Una vez dentro, los demonios de la semana se difuminaron y disfrutamos de una enorme velada gracias a las tres bandas alemanas convocadas en otra jornada avalada por el sello Z! Live. Garantía.
Wasteland Clan
Los alemanes Wasteland Clan abrieron la noche. Grata sorpresa: tras ver los vídeos, era escéptico sobre lo que me iba a encontrar. Mucha parafernalia en sus vídeos; en la mayoría de ocasiones, las bandas así utilizan el recurso visual para tapar sus carencias.
Llevan un aspecto teatral en plan apocalíptico, a lo Mad Max, algo que no es nuevo en el mundo del metal. Parecían salidos del Wasteland Stage de Wacken. No sé, puede que simplemente se hayan inspirado en aquello; no lo sé. He intentado averiguar si tenían relación alguna con el festival y no la encontré.
Su sonido es puro metal agresivo, con su vocalista llevando el peso, cambiando las voces de forma constante incluso dentro de las canciones, pasando de una rasgada a otra limpia e incluso a guturales. Tanta combinación me llamó la atención, pero no sé si para bien. Mucha intensidad, pero encontré algunas de las canciones un tanto huecas, aunque quizás por no conocer del todo su música, muy reciente para mí.
Venían presentando su disco A New Era, publicado el pasado día 13. De los temas que sonaron destacaría dos en especial: la agresiva “Unleashed the Demon”, contra la violencia machista y que fue presentada de forma muy sentida por la vocalista Jessabell Blake; y el himno “United in Metal”, que invitó a cantar.
Llevan con ellos algún sampler, pero nada descarado. En el fondo sonaron bastante orgánicos y por eso me gustaron más de lo esperado, con su forma de entender el metal: en parte moderno, en parte power metal.
Rook Road
No los conocía. Error gordo.
Porque si te gusta Deep Purple, esto entra solo. Pero solo.
De mano sorprende ver sobre el escenario un auténtico Hammond, algo que ya es muy complicado, pues los teclados modernos emulan su sonido. Tras él, currándoselo de forma increíble, Hannes Luy, un hombre que nos encogió el corazón por el parecido en escena con el tristemente reciente desaparecido Mario Herrero, de Drunken Buddha. Según la posición y el momento de las luces, os juro que era como ver y sentir al mismísimo Mario. El sonido salido de sus teclados ya lo remataba todo.
Yendo a lo estrictamente musical, muy buena la labor de todos los músicos, con una sólida base rítmica dirigida por la batería de Thomas Luther, el único joven de la banda, pues el resto ya se ven veteranos. Es precisamente esa veteranía lo que les da un poso y una puesta en escena que no necesita florituras externas. Su música lo inunda todo y sonaron gordísimos, bien dirigidos por Patrik Jost a la voz y con un Uwe Angel a la guitarra realmente magistral.

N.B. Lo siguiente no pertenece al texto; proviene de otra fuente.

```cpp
extern "C" size_t crt_whitted_inspect_work_bytes(uint32_t pixelCount) { return sizeof(crt::InspectSums) + (size_t)((pixelCount + crt::kInspectBlock - 1u) / crt::kInspectBlock) * 4u; }

extern "C" hipError_t crt_launch_whitted_inspect(const crt::Scene* sc, int accel, const crt::AltAccelDev* alt, const crt::TlasAltDev* tl, int inspect, int32_t peakIn, void* acc, uint32_t* pixels,
                                                 crt::Counters* counters, int32_t* trav, int32_t* tested, void* work, uint32_t ldsBytes, hipStream_t stream)
{
    if (inspect < 0 || inspect > 2 || peakIn < 0 || !trav || !tested || !work) return hipErrorInvalidValue;
    const uint32_t n = (uint32_t)sc->W * (uint32_t)sc->H;
    uint32_t bytes = 0;
    if (accel != 0 && sc->kind != 0) {
        bytes = crt::tlas_alt_stack_words(*sc, *tl) * 64u * 4u;
        if (bytes > 64u * 1024u) return hipErrorInvalidValue;
    }
    if (hipMemsetAsync(work, 0, crt_whitted_inspect_work_bytes(n), stream) != hipSuccess) return hipGetLastError();
    crt::InspectSums* sums = (crt::InspectSums*)work;
    int32_t* blockMax = (int32_t*)(sums + 1);
    if (accel != 0 && sc->kind != 0) {
        if (accel == 1) return launch_whitted_inspect<1>(*sc, *tl, bytes, inspect, peakIn, (float4*)acc, pixels, counters, trav, tested, sums, blockMax, stream);
        return launch_whitted_inspect<2>(*sc, *tl, bytes, inspect, peakIn, (float4*)acc, pixels, counters, trav, tested, sums, blockMax, stream);
    }
    if (accel == 1) return launch_whitted_inspect<1>(*sc, *alt, alt->kdStack * 128u * 4u, inspect, peakIn, (float4*)acc, pixels, counters, trav, tested, sums, blockMax, stream);
    if (accel == 2) return launch_whitted_inspect<2>(*sc, *alt, 256u, inspect, peakIn, (float4*)acc, pixels, counters, trav, tested, sums, blockMax, stream);
    const crt::AltAccelDev none{};
    return launch_whitted_inspect<0>(*sc, none, ldsBytes, inspect, peakIn, (float4*)acc, pixels, counters, trav, tested, sums, blockMax, stream);
}

extern "C" hipError_t crt_launch_resolve(const void* acc, uint32_t* pixels, float* tileSums, uint32_t tileFirst, uint32_t tileStride,
                                         uint32_t tileCount, uint32_t tilesX, uint32_t W, float scale, hipStream_t stream)
{
    if (tileCount == 0) return hipSuccess;
    dim3 grid((tileCount + 63u) / 64u), block(64);
    hipLaunchKernelGGL(crt::resolve_kernel, grid, block, 0, stream, (const float4*)acc, pixels, tileSums, tileFirst, tileStride, tileCount, tilesX, W, scale);
    return hipGetLastError();
}

extern "C" hipError_t crt_launch_commit_frame(const void* slabWindow, uint32_t frameInWindow, uint32_t passes, void* acc, uint32_t* pixels, float* tileSums,
                                              uint32_t tileFirst, uint32_t tileStride, uint32_t tileCount, uint32_t tilesX, uint32_t W, float scale, hipStream_t stream)
{
    if (tileCount == 0) return hipSuccess;
    if (frameInWindow >= 64u || passes < 1u || passes > 4u) return hipErrorInvalidValue;
    hipLaunchKernelGGL(crt::commit_frame_kernel, dim3(tileCount), dim3(256), 0, stream, (const float4*)slabWindow, frameInWindow, passes, (float4*)acc, pixels, tileSums,
                       tileFirst, tileStride, tileCount, tilesX, W, scale);
    return hipGetLastError();
}
```

### cpu-ray-tracer_amd/csrc/device/launch.h

```cpp
#pragma once
#include "layout.h"

#include <hip/hip_runtime.h>

extern "C" {

hipError_t crt_launch_check_reciprocals(unsigned long long* out, hipStream_t stream);
hipError_t crt_launch_check_sqrt(unsigned long long* out, hipStream_t stream);
hipError_t crt_launch_render(const crt::Scene* sc, void* slab, crt::Counters* counters, unsigned long long* tileClocks, const uint32_t* tileOrder, uint32_t tileFirst, uint32_t tileStride,
    uint32_t tileCount, uint32_t tilesX, uint32_t sppFirst, uint32_t frames, uint32_t passes, uint32_t ldsBytes, int collectStats, const uint32_t* blockDesc, uint32_t nBlocks, uint32_t* tileCost,
    uint32_t rankCount, unsigned long long* launchClk, hipStream_t stream);
uint32_t crt_render_resident_waves(int device, int kind, uint32_t ldsBytes);
hipError_t crt_launch_accumulate(const void* slab, void* acc, uint32_t tileFirst, uint32_t tileStride, uint32_t tileCount, uint32_t tilesX, uint32_t W, uint32_t frames, uint32_t passes,
    hipStream_t stream);
hipError_t crt_launch_find_nearest(const crt::Scene* sc, const void* rays, void* hits, uint32_t n, crt::Counters* counters, uint32_t ldsBytes, uint32_t* cursor, hipStream_t stream);
hipError_t crt_launch_is_occluded(const crt::Scene* sc, const void* rays, int32_t* occluded, uint32_t n, uint32_t ldsBytes, uint32_t* cursor, hipStream_t stream);
hipError_t crt_launch_whitted(const crt::Scene* sc, int accel, const crt::AltAccelDev* alt, const crt::TlasAltDev* tl, void* acc, uint32_t* pixels, crt::Counters* counters, uint32_t ldsBytes,
    hipStream_t stream);
size_t crt_whitted_inspect_work_bytes(uint32_t pixelCount);
hipError_t crt_launch_whitted_inspect(const crt::Scene* sc, int accel, const crt::AltAccelDev* alt, const crt::TlasAltDev* tl, int inspect, int32_t peakIn, void* acc, uint32_t* pixels,
    crt::Counters* counters, int32_t* trav, int32_t* tested, void* work, uint32_t ldsBytes, hipStream_t stream);
hipError_t crt_launch_resolve(const void* acc, uint32_t* pixels, float* tileSums, uint32_t tileFirst, uint32_t tileStride, uint32_t tileCount, uint32_t tilesX, uint32_t W, float scale,
    hipStream_t stream);
hipError_t crt_launch_commit_frame(const void* slabWindow, uint32_t frameInWindow, uint32_t passes, void* acc, uint32_t* pixels, float* tileSums, uint32_t tileFirst, uint32_t tileStride,
    uint32_t tileCount, uint32_t tilesX, uint32_t W, float scale, hipStream_t stream);

uint32_t crt_pool_streams(uint32_t frames);
size_t crt_pool_scratch_bytes_per_window(uint32_t tileCount);
hipError_t crt_launch_render_pool(const crt::Scene* sc, void* slab, void* facScratch, crt::Counters* counters, unsigned long long* tileClocks, const uint32_t* tileOrder, uint32_t tileFirst,
    uint32_t tileStride, uint32_t tileCount, uint32_t tilesX, uint32_t sppFirst, uint32_t frames, uint32_t passes, int collectStats, uint32_t rankFirst,
    uint32_t rankEnd , uint32_t waveFrames,
    const uint32_t* waveTab , uint32_t tabBlocks, uint32_t longFrames, uint32_t* tileCost, unsigned long long* launchClk,
    const uint8_t* tileClass , uint32_t extraLds ,
    hipStream_t stream);
uint32_t crt_pool_lds_bytes(uint32_t stackDepth, uint32_t streams, uint32_t refBits );
uint32_t crt_pool_lds_limit(int device);
int crt_debug_pool_stamps(unsigned long long* out, int reset);
int crt_debug_pool_density(unsigned long long* out, int reset);
size_t crt_debug_pool_timeline(unsigned long long* out, size_t cap);

hipError_t crt_launch_render_sky(const crt::Scene* sc, void* slab, crt::Counters* counters, const uint32_t* tileOrder, uint32_t rankFirst, uint32_t skyTiles, uint32_t tileFirst,
    uint32_t tileStride, uint32_t tileCount , uint32_t tilesX, uint32_t sppFirst, uint32_t frames, uint32_t passes,
    unsigned long long* launchClk , hipStream_t stream);

uint32_t crt_probe_paths(void);
hipError_t crt_launch_probe(const crt::Scene* sc, uint32_t tileFirst, uint32_t tileStride, uint32_t tileCount, uint32_t tilesX, uint32_t* tileCost, hipStream_t stream);
hipError_t crt_launch_render_alt(int accel, const crt::Scene* sc, const crt::AltAccelDev* acc, const crt::TlasAltDev* tl, void* slab, crt::Counters* counters, uint32_t tileFirst, uint32_t tileStride,
    uint32_t tileCount, uint32_t tilesX, uint32_t sppFirst, uint32_t frames, uint32_t passes, hipStream_t stream);
hipError_t crt_launch_sample_query(int accel, const crt::Scene* sc, const crt::AltAccelDev* acc, const crt::TlasAltDev* tl, const void* rays, uint32_t* seeds, float* rgb, uint32_t n,
    crt::Counters* counters, uint32_t* cursor, uint32_t* residentLanes, hipStream_t stream);

hipError_t crt_launch_find_nearest_prim(const crt::PrimDev* p, const void* rays, void* hits, uint32_t n, hipStream_t stream);
hipError_t crt_launch_render_prim(const crt::Scene* sc, const crt::PrimDev* p, void* slab, crt::Counters* counters, uint32_t tileFirst, uint32_t tileStride, uint32_t tileCount, uint32_t tilesX,
    uint32_t sppFirst, uint32_t frames, uint32_t passes, hipStream_t stream);
hipError_t crt_launch_sample_query_prim(const crt::Scene* sc, const crt::PrimDev* p, const void* rays, uint32_t* seeds, float* rgb, uint32_t n, crt::Counters* counters, uint32_t* cursor,
    uint32_t* residentLanes, hipStream_t stream);
hipError_t crt_launch_probe_f64(int op, const void* in, void* out, uint32_t n, hipStream_t stream);

hipError_t crt_launch_find_nearest_alt(int kind, const crt::Scene* sc, const crt::AltAccelDev* acc, const void* rays, void* hits, uint32_t n, uint32_t* cursor, hipStream_t stream);
hipError_t crt_launch_is_occluded_alt(int kind, const crt::Scene* sc, const crt::AltAccelDev* acc, const void* rays, int32_t* occluded, uint32_t n, uint32_t* cursor, hipStream_t stream);
hipError_t crt_launch_tlas_alt_query(int kind, bool occl, const crt::Scene* sc, const crt::TlasAltDev* tl, const void* rays, void* out, uint32_t n, uint32_t* cursor, hipStream_t stream);
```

A pesar de que no conocía ni una sola de sus canciones, me encantaron con su feeling clásico a lo Purple. Buenísimos.
Rage
Y llegó la hora de Rage. Tras la intro arrancaron con “Innovation”, una de las más deseadas por mí, y es que soy de los que gusta de que los conciertos de gira estén dedicados de verdad a los nuevos discos, algo complicado para un grupo de la trayectoria de Rage, con tantísimos discos buenos y canciones míticas que ofrecer. Tan solo cuatro temas del álbum sonaron a lo largo del show del trío teutón, demasiado poco para el que esto escribe, aunque sinceramente casi más de lo esperado.
“Under the Black Crown” fue la segunda en sonar, probablemente mi favorita de su anterior y extenso Afterlifelines. Tras un escueto “Hola, amigos” por parte de Peavy, llegó el primer clásico: la machacona “Nevermore”, que nos llevó al 93 y me recordó que necesito darme una pasada por aquellos discos de los 90, que para eso los tengo todos. La sensación de ponerme a escucharlos creció con “Until I Die” —aunque al Black in Mind le di duro el pasado verano—, y ni te cuento cuando sonó “Days of December”. ¡Qué bueno fue XIII y qué olvidado lo tengo! Hace años que no le meto mano. He ido a sacar de la estantería todos los discos que tengo del grupo. Son 40. Mañana me llevo el XIII a trabajar.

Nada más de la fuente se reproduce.